What’s so strange to think about now is how accurate the title Night of the Living Dead (George A. Romero, 1968) really is. The film takes place over the course of one day, and the hordes of zombies we see menacing the film’s ensemble are easily defeated by collaboration between the National Guard and civilian volunteers once they have time to muster. All the main characters we meet are dead by the end of the film, but the country as a whole seems relatively unchanged. Watching the movie for the first time over lockdown, I was shocked. Modern zombie fiction has a completely different conception of the impact a zombie outbreak would have on our way of life. Walkers, Boneys, Runners, Lurkers, Zeds, have consumed my mind (but thankfully not my brain) these last few days. Here’s how they’ve changed over the years, and how stories about them have evolved. 

The zombie virus in this film is theorised as coming from mysterious radiation found on a space probe. This pre-moon landing speculation about space dates the film in a very endearing way. Causes for the virus in more recent fiction are varied, and sometimes ignored completely. Ignoring what the author has posted to Twitter, a cause for the virus in The Walking Dead (Robert Kirkman, 2003-2019)  was never stated, though it was cured off-panel during a time skip in the last issue. In Scooby Doo on Zombie Island (Hiroshi Aoyoma, Kazumi Fukushima and Jim Stenstrum, 1998) the same group of zombies arise every year to warn others of the real threat, the werecats that killed them. Stephen King’s novel Cell (2006) presents a world in which using your phone is enough to turn you into one of the mindless hoard, following Romero in that he was exploring anxiety over technology relevant to his time. In the videogame The Last of Us (Bruce Straley and Neil Druckman, 2013), zombies are caused by a fungus that takes root in the brain. The zombification process is also developed past a dichotomy of living/undead. The fungus continues to inhabit a zombie until it becomes blind and develops a form of echo location to identify the living. This also creates more danger in that areas can be made dangerous by the presence of the fungi spores. This innovation is encouraged by the medium, as players are aware of the text they are engaging with in a way that characters aren’t, and make choices based on things that characters wouldn’t. Further developing what a zombie can be in this way keeps the genre from getting stale.

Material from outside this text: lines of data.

template <int K, int POS, int F>
__device__ __forceinline__ void flat_emit(FlatCtx<K> &c, const uint32_t (&pos)[F], const bool (&hit)[F]) {
	const bool last = POS + 1 >= K || POS + 1 == (int)c.k;
	uint32_t total = 0;
#if POLR_FLAT_EMIT
	if (last && c.os.emit) {
#pragma unroll 1
		for (int i = 0; i < F; i++) {
			uint32_t p_i = pos[0];
			bool h_i = hit[0];
#pragma unroll
			for (int j = 1; j < F; j++) {
				p_i = j == i ? pos[j] : p_i;
				h_i = j == i ? hit[j] : h_i;
			}
			flat_out_write<K>(c, p_i, h_i);
		}
	}
#endif
	if constexpr (POS + 1 < K) {
		POLR_LDS uint16_t *qq = c.q + flat_qoff<K>(POS + 1);
		uint32_t qs = c.qsize[POS + 1];
#pragma unroll
		for (int i = 0; i < F; i++) {
			const uint64_t m = __ballot(hit[i]);
			const uint32_t n = (uint32_t)__popcll(m);
			if (!last && hit[i]) {
				qq[qs + lane_rank(m)] = (uint16_t)pos[i];
			}
			qs += n;
			total += n;
		}
		if (!last) {
			c.qsize[POS + 1] = qs;
		}
	} else {
#pragma unroll
		for (int i = 0; i < F; i++) {
			total += (uint32_t)__popcll(__ballot(hit[i]));
		}
	}
	c.cnt[POS] += total;
}

template <int K>
__device__ __forceinline__ void flat_stage0(FlatCtx<K> &c) {
	constexpr int F = 4;
	const FlatStage &s = c.st[0];
	const uint64_t left = c.in_end - c.in_pos;
	const uint32_t n = left < FLAT_STEP0 ? (uint32_t)left : (uint32_t)FLAT_STEP0;
	const uint32_t upos = (uint32_t)(c.in_pos - c.unit_begin);
	const bool streamable = c.sel == nullptr && s.valid == nullptr && (c.in_pos & 3ull) == 0 && (((uint64_t)s.keys) & 15ull) == 0;
	if (n == FLAT_STEP0 && streamable) {
		const uint32_t base = (uint32_t)c.in_pos + 4u * c.lane;
		uint4 kk[2];
		if (c.pf_pos == c.in_pos) {
			kk[0] = c.pf0;
			kk[1] = c.pf1;
		} else {
			kk[0] = load_global_x4(s.keys + base);
			kk[1] = load_global_x4(s.keys + base + 256u);
		}
		if (c.in_end - c.in_pos >= 2ull * FLAT_STEP0) {
			c.pf0 = load_global_x4(s.keys + base + FLAT_STEP0);
			c.pf1 = load_global_x4(s.keys + base + FLAT_STEP0 + 256u);
			c.pf_pos = c.in_pos + FLAT_STEP0;
		} else {
			c.pf_pos = ~0ull;
		}
		c.in_pos += n;
#pragma unroll
		for (int h = 0; h < 2; h++) {
			const uint32_t key[F] = {kk[h].x, kk[h].y, kk[h].z, kk[h].w};
			uint32_t pos[F];
			bool act[F], hit[F];
#pragma unroll
			for (int i = 0; i < F; i++) {
				pos[i] = upos + 4u * c.lane + h * 256u + i;
				act[i] = true;
			}
			flat_lookup<F>(s, c.lds_tables, key, act, hit);
			flat_emit<K, 0, F>(c, pos, hit);
		}
		return;
	}
	c.pf_pos = ~0ull;
	const uint64_t pos0 = c.in_pos;
	c.in_pos += n;
#pragma unroll 1
	for (uint32_t h = 0; h * 256u < n; h++) {
		uint32_t pos[F], row[F], key[F];
		bool act[F], hit[F];
#pragma unroll
		for (int i = 0; i < F; i++) {
			const uint32_t off = h * 256u + c.lane + 64u * i;
			act[i] = off < n;
			pos[i] = upos + off;
			const uint64_t tp = pos0 + off;
			row[i] = act[i] ? (c.sel ? c.sel[tp] : (uint32_t)tp) : 0u;
		}
#pragma unroll
		for (int i = 0; i < F; i++) {
			key[i] = act[i] ? s.keys[row[i]] : 0u;
		}
		if (s.valid) {
#pragma unroll
			for (int i = 0; i < F; i++) {
				act[i] = act[i] && s.valid[row[i]] != 0;
			}
		}
		flat_lookup<F>(s, c.lds_tables, key, act, hit);
		flat_emit<K, 0, F>(c, pos, hit);
	}
}

template <int I, int N, class Fn>
__device__ __forceinline__ void flat_static_for(Fn &&fn) {
	if constexpr (I < N) {
		fn(std::integral_constant<int, I> {});
		flat_static_for<I + 1, N>(fn);
	}
}
template <int I, int N, class Fn>
__device__ __forceinline__ void flat_static_for_down(Fn &&fn) {
	if constexpr (I >= 1) {
		fn(std::integral_constant<int, I> {});
		flat_static_for_down<I - 1, N>(fn);
	}
}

While there are still modern texts such as Zombieland (Ruben Fleischer, 2009) that focus on a small group of survivors, nowadays zombie stories are more likely to focus on building a new community after the old one has fallen away. Casts usually have people from different generations who aren’t related to each other forced to get along, which while true for the original film, the range in age has increased, as has their objectives. In The Walking Dead, Rick and his gang develop communities in a near-deserted prison as well as joining one in a town that then has to manage trading and defending themselves against other settlements. In Blood Quantum (Jeff Barnaby, 2019), Indigenous Canadians in the Mi’gmaq reserve discover that they are immune to the zombie virus, which adds to the tension caused by outsiders wishing to join their community. 

Just changing the time-span of the Outbreak can lead to entirely different stories to Romero’s. But zombies are difficult to contain the more there are, and even other genres have been infected. Warm Bodies (Jonathan Levine, 2013), a zombie/human rom-com, presents zombie-ism as a state that can, for the most part, be reversed by interpersonal connection. An end to the plague can also be seen in the film, The Cured (David Freyne, 2017), and TV show, In the Flesh (Hilary Martin, 2013-14), where cured zombies have to deal with what they did while they were infected, and in the latter deal with societal prejudice based on that time. Dread Nation (Justina Ireland, 2018) is a historical fiction novel in which zombies appear during the American Civil War, and black girls are sent to schools to learn how to fight them. iZombie (Rob Thomas, 2015-2019) is a procedural crime drama where the lead uses her newfound taste for brains to solve murders. While horror elements can be seen to different degrees in these stories, zombies are being used in interesting and thought-provoking ways to tell stories far outside their original context.

What a zombie is, and what a zombie can be post-Romero is only becoming broader, and that’s for the better. While I don’t think every zombie story needs to do all it can to leave its roots behind, I always get excited when I see somebody doing something new with the concept. The popularity of different monsters ebbs and flows, and we’re about to hit an absolute valley for zombies as close-knit hordes are the last thing people will be shooting while Covid-19 is still a threat. Or maybe this reality will create further innovation in the kind of zombie stories we see on screen? I can only hope so. I’m still hungry.